There's a few different flush valve designs besides the classic "flapper" but this one has got to be the worst I ran across...Replacement washer just don't cut it. 

When I get called to fix one of these runners...I advise I can remove the tank and substitute a flapper valve if the tank will accommodate it...or one one those new hi-tech tower type valves....but by the time I do that just spend a few hundred more and replace the toilet. 

What say anyone else?


----------



## 91782 (Sep 6, 2012)

It's a Mansfield. Nuff said.


----------



## onyxxteriors5 (Jan 14, 2017)

Irishslave said:


> There's a few different flush valve designs besides the classic "flapper" but this one has got to be the worst I ran across...Replacement washer just don't cut it.
> 
> When I get called to fix one of these runners...I advise I can remove the tank and substitute a flapper valve if the tank will accommodate it...or one one those new hi-tech tower type valves....but by the time I do that just spend a few hundred more and replace the toilet.
> 
> What say anyone else?


Towers work for a short time. I constantly have to clean mine and make sure the cheap plastic line does not kink. I hate towers.

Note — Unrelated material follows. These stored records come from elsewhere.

+        const int rp = it % nrp, q = it / nrp, ty = q % 5, ci = (q / 5) % cin, co = q / (5 * cin);
+        for (int y = rp; y < C1W; y += nrp) {
+          const float *dr = dC1 + co * C1N + y * C1W, *xr = xs + (ci * XPW + y + ty) * XPW;
+          float s1[5] = {0.f, 0.f, 0.f, 0.f, 0.f};
+#pragma unroll
+          for (int h = 0; h < 2; ++h) {
+            float xv[C1W / 2 + 4], dv[C1W / 2];
+#pragma unroll
+            for (int x = 0; x < C1W / 2 + 4; ++x) xv[x] = xr[h * (C1W / 2) + x];
+#pragma unroll
+            for (int x = 0; x < C1W / 2; ++x) dv[x] = dr[h * (C1W / 2) + x];
+#pragma unroll
+            for (int x = 0; x < C1W / 2; ++x)
+#pragma unroll
+              for (int tx = 0; tx < 5; ++tx) s1[tx] = fmaf(dv[x], xv[x + tx], s1[tx]);
             __builtin_amdgcn_sched_barrier(0);
-            if (SPLIT == 3) {
-              wacc[u] = __builtin_amdgcn_mfma_f32_16x16x32_bf16(al, bh, wacc[u], 0, 0, 0);
-              wacc[u] = __builtin_amdgcn_mfma_f32_16x16x32_bf16(ah, bl, wacc[u], 0, 0, 0);
-            }
-            wacc[u] = __builtin_amdgcn_mfma_f32_16x16x32_bf16(ah, bh, wacc[u], 0, 0, 0);
           }
-        }
-      }
-    }
-    {
-      f32x4 dacc = f32x4{0.f, 0.f, 0.f, 0.f}, dacc1 = dacc;
-      if (wave < A1W) {
-        const int xl = (r16 >= 4 && r16 < 12) ? r16 - 4 : (r16 < 4 ? 8 + r16 : 12);
-        const int base = (wave + 5) * D2PW + xl + 5;
-        const char *wb = ((SPLIT == 3 && r16 >= 8) ? wbl : wbh) + (g >> 1) * 256 + (r16 & 7) * 32 + (g & 1) * 16;
-        const char *ab = d2h + (g >> 1) * D2HALF + (base - (4 * D2PW + 4)) * 32 + (g & 1) * 16;
-        const long lo_a = d2l - d2h;
-#pragma unroll
-        for (int tap = 0; tap < 25; ++tap) {
-          const int arel = ((4 - tap / 5) * D2PW + (4 - tap % 5)) * 32;
-          const bf8 b = *reinterpret_cast<const bf8 *>(wb + tap * 512);
-          const bf8 ah = *reinterpret_cast<const bf8 *>(ab + arel);
-          if (SPLIT == 3) {
-            const bf8 al = *reinterpret_cast<const bf8 *>(ab + lo_a + arel);
-            dacc1 = __builtin_amdgcn_mfma_f32_16x16x32_bf16(al, b, dacc1, 0, 0, 0);
+#pragma unroll
+          for (int tx = 0; tx < 5; ++tx) {
+            if (v == 0) dw1[tx] += s1[tx];
+            else w1x[(it - NT) * 5 + tx] += s1[tx];
           }
-          dacc = __builtin_amdgcn_mfma_f32_16x16x32_bf16(ah, b, dacc, 0, 0, 0);
-        }
-        if (SPLIT == 3) {
-#pragma unroll
-          for (int r = 0; r < 4; ++r) dacc[r] += __shfl_down(dacc[r], 8, 64) + dacc1[r];
-        }
-      }
-      lds_barrier();
-      if (wave < A1W && r16 < 8)
-#pragma unroll
-        for (int r = 0; r < 4; ++r) {
-          const int row = 4 * g + r;
-          const int x = (row >= 4 && row < 12) ? row - 4 : (row < 4 ? 8 + row : 12);
-          if (row < 13) dA1[(wave * A1W + x) * 8 + r16] = dacc[r];
-        }
-    }
-    lds_barrier();
-
-    for (int e = tid; e < C1N * 8; e += NTH) {
-      const int co = e & 7, pix = e >> 3, y = pix / C1W, x = pix % C1W;
-      float gsum = 0.f;
-#pragma unroll
-      for (int dyw = 0; dyw < 2; ++dyw)
-#pragma unroll
-        for (int dxw = 0; dxw < 2; ++dxw) {
-          const int wy = y - dyw, wx = x - dxw;
-          const bool ok = wy >= 0 && wy < A1W && wx >= 0 && wx < A1W;
-          const int idx = (min(max(wy, 0), A1W - 1) * A1W + min(max(wx, 0), A1W - 1)) * 8 + co;
-          const int code = k1s[idx];
-          const float d = dA1[idx];
-          gsum += (ok && code == (4 | (dyw * 2 + dxw))) ? d : 0.f;
-        }
-      dC1[co * C1N + pix] = gsum;
-      db1 += gsum;
-    }
-    lds_barrier();
-
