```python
def load():
    global _lib
    if _lib is not None:
        return _lib
    if not os.path.exists(LIB_PATH):
        raise GstvdError(
            "gst_visdial_amd: HIP library %s not found; build it first (make -C gst_visdial_amd/csrc). "
            "There is no CPU fallback for the product path." % LIB_PATH)
    import torch
    lib = C.CDLL(LIB_PATH)
    for name, (res, args) in SIGNATURES.items():
        fn = getattr(lib, name)
        fn.restype = res
        fn.argtypes = args
    if lib.gstvd_abi_version() != ABI_VERSION:
        raise GstvdError("libgstvd_hip.so ABI %d != expected %d; rebuild" % (lib.gstvd_abi_version(), ABI_VERSION))
    _lib = lib
    return lib


N_CALLS = [0]


def check(name, rc):
    N_CALLS[0] += 1
    if rc != 0:
        what = _STATUS.get(rc, "hipError_t %d" % rc if rc > 0 else "status %d" % rc)
        raise GstvdError("%s failed: %s" % (name, what))
```

### gst_visdial_amd/csrc/gemm_dma256.hip

```cpp
#include "gemm_common.h"

static __device__ __attribute__((aligned(256))) char g_zero_page256[256];
static constexpr int g_strip_w = 8;
constexpr int NS256 = 3;

DEVFN int opaque_lane(int lane) { asm volatile("" : "+v"(lane)); return lane; }
DEVFN int rm32_off(int row, int slot) { return row * 64 + ((slot ^ (((row >> 3) & 1) << 1)) << 4); }
template <int BX> DEVFN int km32_off(int krow, int col) {
  constexpr int NB = BX / 16;
  const int f = (krow & 3) | (((krow >> 3) & 1) << 2);
  return krow * (BX * 2) + ((((col >> 4) ^ f) & (NB - 1)) << 5) + ((col & 15) << 1);
}

template <int BX, bool KM> DEVFN bf16x8 frag32(const char* img, int xb, int lane) {
  const int g = lane >> 4, li = lane & 15;
  if (!KM) {
    return *(const bf16x8*)(img + rm32_off(xb + li, g));
  } else {
    const int kr = 8 * g + (li >> 2), col = xb + 4 * (lane & 3);
    s16x4 lo = lds_tr16(img + km32_off<BX>(kr, col));
    s16x4 hi = lds_tr16(img + km32_off<BX>(kr + 4, col));
    typedef __attribute__((ext_vector_type(8))) short s16x8;
    s16x8 v = {lo[0], lo[1], lo[2], lo[3], hi[0], hi[1], hi[2], hi[3]};
    return __builtin_bit_cast(bf16x8, v);
// ... 106 lines not shown
  }
#pragma unroll
  for (int i = 0; i < MI; ++i)
#pragma unroll
    for (int j = 0; j < NI; ++j)
      gemm_epilogue_tile<bf16, OT>(p, dk, acc[i][j], z, m0 + wm * WTM + i * 16 + li, n0 + wn * WTN + j * 16 + 4 * g);
}
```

When I have time, the bobber will go back in.


----------



## ninjaplumber (Jan 18, 2017)

Irishslave said:


> There's a few different flush valve designs besides the classic "flapper" but this one has got to be the worst I ran across...Replacement washer just don't cut it.
> 
> When I get called to fix one of these runners...I advise I can remove the tank and substitute a flapper valve if the tank will accommodate it...or one one those new hi-tech tower type valves....but by the time I do that just spend a few hundred more and replace the toilet.
> 
> What say anyone else?


For those replacement washers, you have to really clean every bit of debris out of the ring at the bottom, sometimes with a small plastic tool or your fingernail, then when the ring is in it helps to spin it slightly to make sure that it's in the groove all the way around. If it's not in, it will pop out when you spin it. A properly installed Mansfield ring works pretty much every time, an improperly installed one (even slightly) will result in a callback every time.

On the one hand, it's a good upsales technique to say, "For just a little more, you get a new toilet" but at the same time, I don't want to be the guy who replaces _everything_.


----------